Los trabajos más recientes encuentran impacto a nivel molecular.
De todos es conocido el efecto placebo, ese que hace que algo que no es un medicamento, ni ejerce ninguna acción terapéutica, tenga un efecto medible sobre la salud. Su estudio oficial empezó en el año 1800 cuando el doctor británico John Haygarth publicó un libro con el elocuente título de Of the Imagination as a Cause and as a Cure of Disorders of the Body (de la imaginación como la causa y la cura de los desórdenes del cuerpo) en el cual se hace el primer estudio sistemático de la capacidad de curación de métodos sin valor terapéutico.
Más de 200 años después, poco más sabemos sobre el placebo. Durante estos dos siglos se ha empleado sistemáticamente como herramienta de control para determinar la eficacia de miles de fármacos, pero el efecto en sí ha recibido poca atención.
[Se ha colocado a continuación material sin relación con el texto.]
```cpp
static int image_dc_impl(const float* img, const float* sens, const float* zf, const uint8_t* mask,
                         const float* lambda_dev, int lam_beta, float w_sampled, float w_unsampled, float beta,
                         float* out, int b, int t, int c, int h, int w, int magnitude,
                         void* ws, size_t ws_bytes, void* stream, float* pd_part, float* pd_wg, const float* sens_tiled) {
    CINE_REQUIRE(img && sens && mask && (out || pd_wg), CINE_EINVAL, "cine_image_dc: null pointer");
    CINE_REQUIRE(b > 0 && t > 0 && c > 0 && h > 0 && w > 0, CINE_EINVAL, "cine_image_dc: bad sizes");
    CINE_REQUIRE((long)b * t <= 65535, CINE_EUNSUPPORTED, "cine_image_dc: b*t > 65535");
    CINE_REQUIRE(img != out, CINE_EINVAL, "cine_image_dc: out must not alias img (workgroups read neighbouring columns' rows)");
    if (int e = check_n(h, "cine_image_dc(h)")) return e;
    const size_t need = cine_image_dc_ws_bytes(b, t, c, h, w);
    CINE_REQUIRE(need == 0 || (ws && ws_bytes >= need), CINE_EWORKSPACE, "cine_image_dc: workspace %zu < %zu", ws_bytes, need);
    ImgDcArgs a{};
    a.img = reinterpret_cast<const cf*>(img); a.sens = reinterpret_cast<const cf*>(sens);
    a.zf = reinterpret_cast<const cf*>(zf); a.mask = mask; a.lam = lambda_dev; a.lam_beta = lam_beta;
    a.w1 = w_sampled; a.w0 = w_unsampled; a.beta = beta;
    a.out = magnitude ? nullptr : reinterpret_cast<cf*>(out); a.out_abs = magnitude ? out : nullptr;
    a.T = t; a.C = c; a.H = h; a.W = w;
    hipStream_t st = as_stream(stream);
    ProfScope prof(F_FFT_COL, st);
    if (h == 200) {
        const int nz = ceil_div(c, kDcCS);
        CINE_REQUIRE(nz <= 65535, CINE_EUNSUPPORTED, "cine_image_dc: %d coils", c);
        a.partial = reinterpret_cast<cf*>(ws); a.part_stride = (long)b * t * h * w;
        a.BT = b * t; a.ntx = ceil_div(w, kDcCW); a.nz = nz;
        a.sens_t = reinterpret_cast<const cf*>(sens_tiled);
        const long nblk = 8L * ceil_div(a.ntx * nz, 8) * a.BT;
        CINE_REQUIRE(nblk <= 0x7fffffffL, CINE_EUNSUPPORTED, "cine_image_dc: grid too large");
        CINE_REQUIRE(!pd_wg || nz > 1, CINE_EUNSUPPORTED, "cine_image_dc: per-workgroup dot partials need more than one coil group");
        a.pd_wg = pd_wg;
        hipLaunchKernelGGL(imgdc200_kernel<false>, dim3((unsigned)nblk), dim3(kDcT), (size_t)200 * kDcL * sizeof(cf), st, a);
        if (int e = check_launch("imgdc200_kernel")) return e;
        if (nz > 1 && !pd_wg) {
            const long n = a.part_stride;
            a.pd_part = pd_part;
            hipLaunchKernelGGL(imgdc_sum_kernel, dim3(pd_part ? 256u : (unsigned)std::min<long>(ceil_div(n, 256L), 2048)), dim3(256), 0, st, a, nz, n);
        }
    } else {
        const size_t lds = lds_bytes(false, h, kLinesGen);
        if (int e = allow_lds(imgdc_generic_kernel, lds, "imgdc_generic_kernel")) return e;
        hipLaunchKernelGGL(imgdc_generic_kernel, dim3(ceil_div(w, kLinesGen), b * t), dim3(kThreadsGen), lds, st, a);
    }
    return check_launch("imgdc_kernel");
}

extern "C" int cine_hybrid_reduce(const float* hyb, const float* sens, float* out,
                                  int b, int t, int c, int h, int w, int magnitude, void* stream) {
    CINE_REQUIRE(hyb && sens && out, CINE_EINVAL, "cine_hybrid_reduce: null pointer");
// ... 341 lines not shown
```

deep-cine-cardiac-mri_amd/csrc/pack_kernels.hip:

```cpp
#include <algorithm>
#include "common.h"
#include "fft_core.h"

namespace cine {

__device__ __forceinline__ float wave_sum(float v) {
#pragma unroll
    for (int o = 32; o > 0; o >>= 1) v += __shfl_xor(v, o, 64);
    return v;
}
__device__ __forceinline__ float block_sum(float v, float* red) {
    v = wave_sum(v);
    const int wave = threadIdx.x >> 6, nw = (blockDim.x + 63) >> 6;
    __syncthreads();
    if ((threadIdx.x & 63) == 0) red[wave] = v;
    __syncthreads();
    float s = 0.f;
    for (int i = 0; i < nw; ++i) s += red[i];
    return s;
}

struct PackArgs {
    const float* x; float* planes; float* stats;
    int n, I, J, Ip, Jp, pad_i, pad_j;
// ... 114 lines not shown
    if (stats) { const float* st = stats + (long)n * 4; mr = st[0]; sdr = st[1]; mi = st[2]; sdi = st[3]; }
    const float* pr = planes + (long)n * 2 * Ip * Jp;
    const float* pi = pr + (long)Ip * Jp;
    for (int e = blockIdx.x * blockDim.x + threadIdx.x; e < I * J; e += gridDim.x * blockDim.x) {
        const int i = e / J, j = e - i * J;
        const int q = (i + pad_i) * Jp + (j + pad_j);
        float2 v;
        v.x = pr[q] * sdr + mr;
        v.y = pi[q] * sdi + mi;
        reinterpret_cast<float2*>(y)[(long)n * I * J + e] = v;
    }
}

constexpr int kPix = 64;

__device__ __forceinline__ void temporal_table(cf* tw, int T) {
    const double s = 1.0 / sqrt((double)T);
    for (int j = threadIdx.x; j < T; j += blockDim.x) {
        double sn, cs;
        sincospi(2.0 * (double)j / (double)T, &sn, &cs);
        tw[j] = mk((float)(cs * s), (float)(-sn * s));
    }
}

__global__ void temporal_fwd_kernel(const cf* img, cf* X, cf* mean_img, int T, long HW, int xf) {
    extern __shared__ __align__(16) unsigned char smem[];
    cf* buf = reinterpret_cast<cf*>(smem);
    cf* tw = buf + T * kPix;
    const int b = blockIdx.y;
    const long p0 = (long)blockIdx.x * kPix;
    const int np = (int)min((long)kPix, HW - p0);
    if (xf) temporal_table(tw, T);
    for (int e = threadIdx.x; e < T * kPix; e += blockDim.x) {
        const int t = e / kPix, p = e - t * kPix;
        buf[e] = p < np ? img[((long)b * T + t) * HW + p0 + p] : mk(0.f, 0.f);
    }
    __syncthreads();
    if (threadIdx.x < kPix) {
        const int p = threadIdx.x;
        float sx = 0.f, sy = 0.f;
        for (int t = 0; t < T; ++t) { sx += buf[t * kPix + p].x; sy += buf[t * kPix + p].y; }
        const cf m = mk(sx / T, sy / T);
        for (int t = 0; t < T; ++t) buf[t * kPix + p] = csub(buf[t * kPix + p], m);
        if (p < np) mean_img[(long)b * HW + p0 + p] = m;
    }
    __syncthreads();
    const int s_in = (T + 1) / 2, s_out = T / 2;
    for (int e = threadIdx.x; e < np * T; e += blockDim.x) {
        const int p = e / T, i = e - p * T;
        cf r;
// ... 7 lines not shown
                ax += x.x * w.x - x.y * w.y; ay += x.x * w.y + x.y * w.x;
                idx += k; if (idx >= T) idx -= T;
            }
            r = mk(ax, ay);
        } else {
            r = buf[i * kPix + p];
        }
        X[((long)b * HW + p0 + p) * T + i] = r;
    }
}

struct UnpackArgs {
    const float* pxf; const float* pyf; const float* sxf; const float* syf;
    const cf* mean_img; cf* out;
    int T, H, W, Tp, Hp, Wp, pad_t, pad_h, pad_w, xf;
};

__global__ void xfyf_unpack_kernel(UnpackArgs a) {
    extern __shared__ __align__(16) unsigned char smem[];
    cf* buf = reinterpret_cast<cf*>(smem);
    cf* tw = buf + a.T * kPix;
    const int T = a.T, H = a.H, W = a.W;
    const int b = blockIdx.z, h = blockIdx.y;
    const int w0 = blockIdx.x * kPix;
    const int np = min(kPix, W - w0);
    if (a.xf) temporal_table(tw, T);
    const long nxf = (long)b * H + h;
    float xmr = 0.f, xsr = 1.f, xmi = 0.f, xsi = 1.f;
    if (a.sxf) { const float* sx = a.sxf + nxf * 4; xmr = sx[0]; xsr = sx[1]; xmi = sx[2]; xsi = sx[3]; }
    const float* pxr = a.pxf + nxf * 2 * a.Wp * a.Tp;
    const float* pxi = pxr + (long)a.Wp * a.Tp;
    for (int e = threadIdx.x; e < np * T; e += blockDim.x) {
        const int p = e / T, t = e - p * T;
        const int w = w0 + p;
        const int qx = (w + a.pad_w) * a.Tp + t + a.pad_t;
        const float xr = pxr[qx] * xsr + xmr, xi = pxi[qx] * xsi + xmi;
        const long nyf = (long)b * W + w;
        float ymr = 0.f, ysr = 1.f, ymi = 0.f, ysi = 1.f;
        if (a.syf) { const float* sy = a.syf + nyf * 4; ymr = sy[0]; ysr = sy[1]; ymi = sy[2]; ysi = sy[3]; }
        const float* pyr = a.pyf + nyf * 2 * a.Hp * a.Tp;
        const float* pyi = pyr + (long)a.Hp * a.Tp;
// ... 102 lines not shown
extern "C" int cine_normunet_unpack(const float* planes, const float* stats, float* y, int n, int h, int w, void* stream) {
    CINE_REQUIRE(planes && y, CINE_EINVAL, "cine_normunet_unpack: null pointer");
    CINE_REQUIRE(n > 0 && n <= 65535 && h > 0 && w > 0, CINE_EINVAL, "cine_normunet_unpack: bad sizes");
    int hp, ph, wp, pw;
    pad_split(h, hp, ph, stats != nullptr); pad_split(w, wp, pw, stats != nullptr);
    ProfScope prof(F_PACK, as_stream(stream));
    hipLaunchKernelGGL(normunet_unpack_kernel, dim3(grid_for((long)h * w, 256, 64), n), dim3(256), 0, as_stream(stream),
                       planes, stats, y, h, w, hp, wp, ph, pw);
    return check_launch("normunet_unpack_kernel");
}

extern "C" size_t cine_xfyf_ws_bytes(int b, int t, int h, int w) {
    return (size_t)b * t * h * w * 2 * sizeof(float);
}

extern "C" int cine_xfyf_pack(const float* img, float* planes_xf, float* planes_yf, float* stats_xf, float* stats_yf,
                              float* mean_img, int b, int t, int h, int w, int xf, int norm, void* ws, size_t ws_bytes, void* stream) {
    CINE_REQUIRE(img && planes_xf && planes_yf && mean_img && ws && (!norm || (stats_xf && stats_yf)), CINE_EINVAL,
                 "cine_xfyf_pack: null pointer");
    CINE_REQUIRE(b > 0 && b <= 65535 && t > 1 && h > 0 && w > 0, CINE_EINVAL, "cine_xfyf_pack: bad sizes");
    CINE_REQUIRE(t <= 64, CINE_EUNSUPPORTED, "cine_xfyf_pack: %d frames > 64", t);
    CINE_REQUIRE(ws_bytes >= cine_xfyf_ws_bytes(b, t, h, w), CINE_EWORKSPACE, "cine_xfyf_pack: workspace too small");
    hipStream_t st = as_stream(stream);
    cf* X = reinterpret_cast<cf*>(ws);
    const long HW = (long)h * w;
    const size_t lds = ((size_t)t * kPix + t) * sizeof(cf);
    ProfScope prof(F_PACK, st);
    hipLaunchKernelGGL(temporal_fwd_kernel, dim3((unsigned)ceil_div(HW, (long)kPix), b), dim3(256), lds, st,
                       reinterpret_cast<const cf*>(img), X, reinterpret_cast<cf*>(mean_img), t, HW, xf);
    if (int e = check_launch("temporal_fwd_kernel")) return e;
    PackArgs a{};
    a.x = reinterpret_cast<const float*>(X); a.planes = planes_xf; a.stats = stats_xf;
    a.n = b * h; a.I = w; a.J = t; a.norm = norm != 0;
    pad_split(w, a.Ip, a.pad_i, a.norm); pad_split(t, a.Jp, a.pad_j, a.norm);
    a.ninner = h; a.s_outer = HW * t * 2; a.s_inner = (long)w * t * 2; a.si = (long)t * 2; a.sj = 2;
    const PackArgs axf = a;
    a.planes = planes_yf; a.stats = stats_yf;
    a.n = b * w; a.I = h; a.J = t;
    pad_split(h, a.Ip, a.pad_i, a.norm); pad_split(t, a.Jp, a.pad_j, a.norm);
    a.ninner = w; a.s_outer = HW * t * 2; a.s_inner = (long)t * 2; a.si = (long)w * t * 2; a.sj = 2;
    return launch_pack(axf, &a, st);
}

extern "C" int cine_xfyf_unpack(const float* planes_xf, const float* planes_yf, const float* stats_xf,
                                const float* stats_yf, const float* mean_img, float* out,
                                int b, int t, int h, int w, int xf, void* stream) {
    CINE_REQUIRE(planes_xf && planes_yf && mean_img && out && ((stats_xf != nullptr) == (stats_yf != nullptr)), CINE_EINVAL,
                 "cine_xfyf_unpack: null pointer");
    CINE_REQUIRE(b > 0 && t > 1 && t <= 64 && h > 0 && w > 0 && h <= 65535 && b <= 65535, CINE_EINVAL,
                 "cine_xfyf_unpack: bad sizes");
    UnpackArgs a{};
    a.pxf = planes_xf; a.pyf = planes_yf; a.sxf = stats_xf; a.syf = stats_yf;
    a.mean_img = reinterpret_cast<const cf*>(mean_img); a.out = reinterpret_cast<cf*>(out);
    a.T = t; a.H = h; a.W = w; a.xf = xf;
    const bool nrm = stats_xf != nullptr;
    pad_split(t, a.Tp, a.pad_t, nrm); pad_split(h, a.Hp, a.pad_h, nrm); pad_split(w, a.Wp, a.pad_w, nrm);
    const size_t lds = ((size_t)t * kPix + t) * sizeof(cf);
    ProfScope prof(F_PACK, as_stream(stream));
    hipLaunchKernelGGL(xfyf_unpack_kernel, dim3(ceil_div(w, kPix), h, b), dim3(256), lds, as_stream(stream), a);
    return check_launch("xfyf_unpack_kernel");
}

static int sens_prologue_impl(const float* k, float* out, int b, int t, int c, int h, int w, int row_lo, int row_hi, const int* win, void* stream) {
    CINE_REQUIRE(k && out, CINE_EINVAL, "cine_sens_prologue: null pointer");
    CINE_REQUIRE(b > 0 && b <= 65535 && t > 0 && c > 0 && h > 0 && w > 0, CINE_EINVAL, "cine_sens_prologue: bad sizes");
    CINE_REQUIRE(cine_fft_line_supported(h) && cine_fft_line_supported(w), CINE_EUNSUPPORTED, "cine_sens_prologue: FFT size %d x %d unsupported", h, w);
    { ProfScope prof(F_MISC, as_stream(stream));
    hipLaunchKernelGGL(time_mean_center_kernel, dim3(grid_for((long)c * h * w, 256), b), dim3(256), 0, as_stream(stream),
                       reinterpret_cast<const cf*>(k), reinterpret_cast<cf*>(out), t, c, h, w, row_lo, row_hi, win); }
    if (int e = check_launch("time_mean_center_kernel")) return e;
    return cine_fft2c(out, out, b * c, h, w, 1, stream);
}
// ... 410 lines not shown
```

deep-cine-cardiac-mri_amd/reconstruction/models/varnet.py:

```python
import math
from typing import Optional

import torch
from torch import nn

from cine_hip import autograd as ag
from cine_hip import ops
from cine_hip.dc import Acquisition
from .denoisers.norm_unet import NormUnet, NormUnet3D
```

El experimento de las varillas milagrosas
Haygarth se interesó por este fenómeno debido a la curiosidad que le suscitó un tratamiento que en su época hacía furor. La primera patente que concedió el gobierno estadounidense una vez conseguida la independencia fue para un dispositivo inventado por Elisha Perkins llamado Tractor, que consistía en una varilla de metal fabricada a partir de una aleación secreta que era capaz de absorber el dolor solo con frotar en la zona donde se sentía la molestia. En Estados Unidos arrasó y su éxito fue tal que el hijo de Perkins abrió una delegación en Gran Bretaña, donde cada unidad se vendía por 5 guineas (moneda que se fabricaba con unos siete gramos de oro y cuyo valor original equivalía a una libra esterlina), una fortuna para la época.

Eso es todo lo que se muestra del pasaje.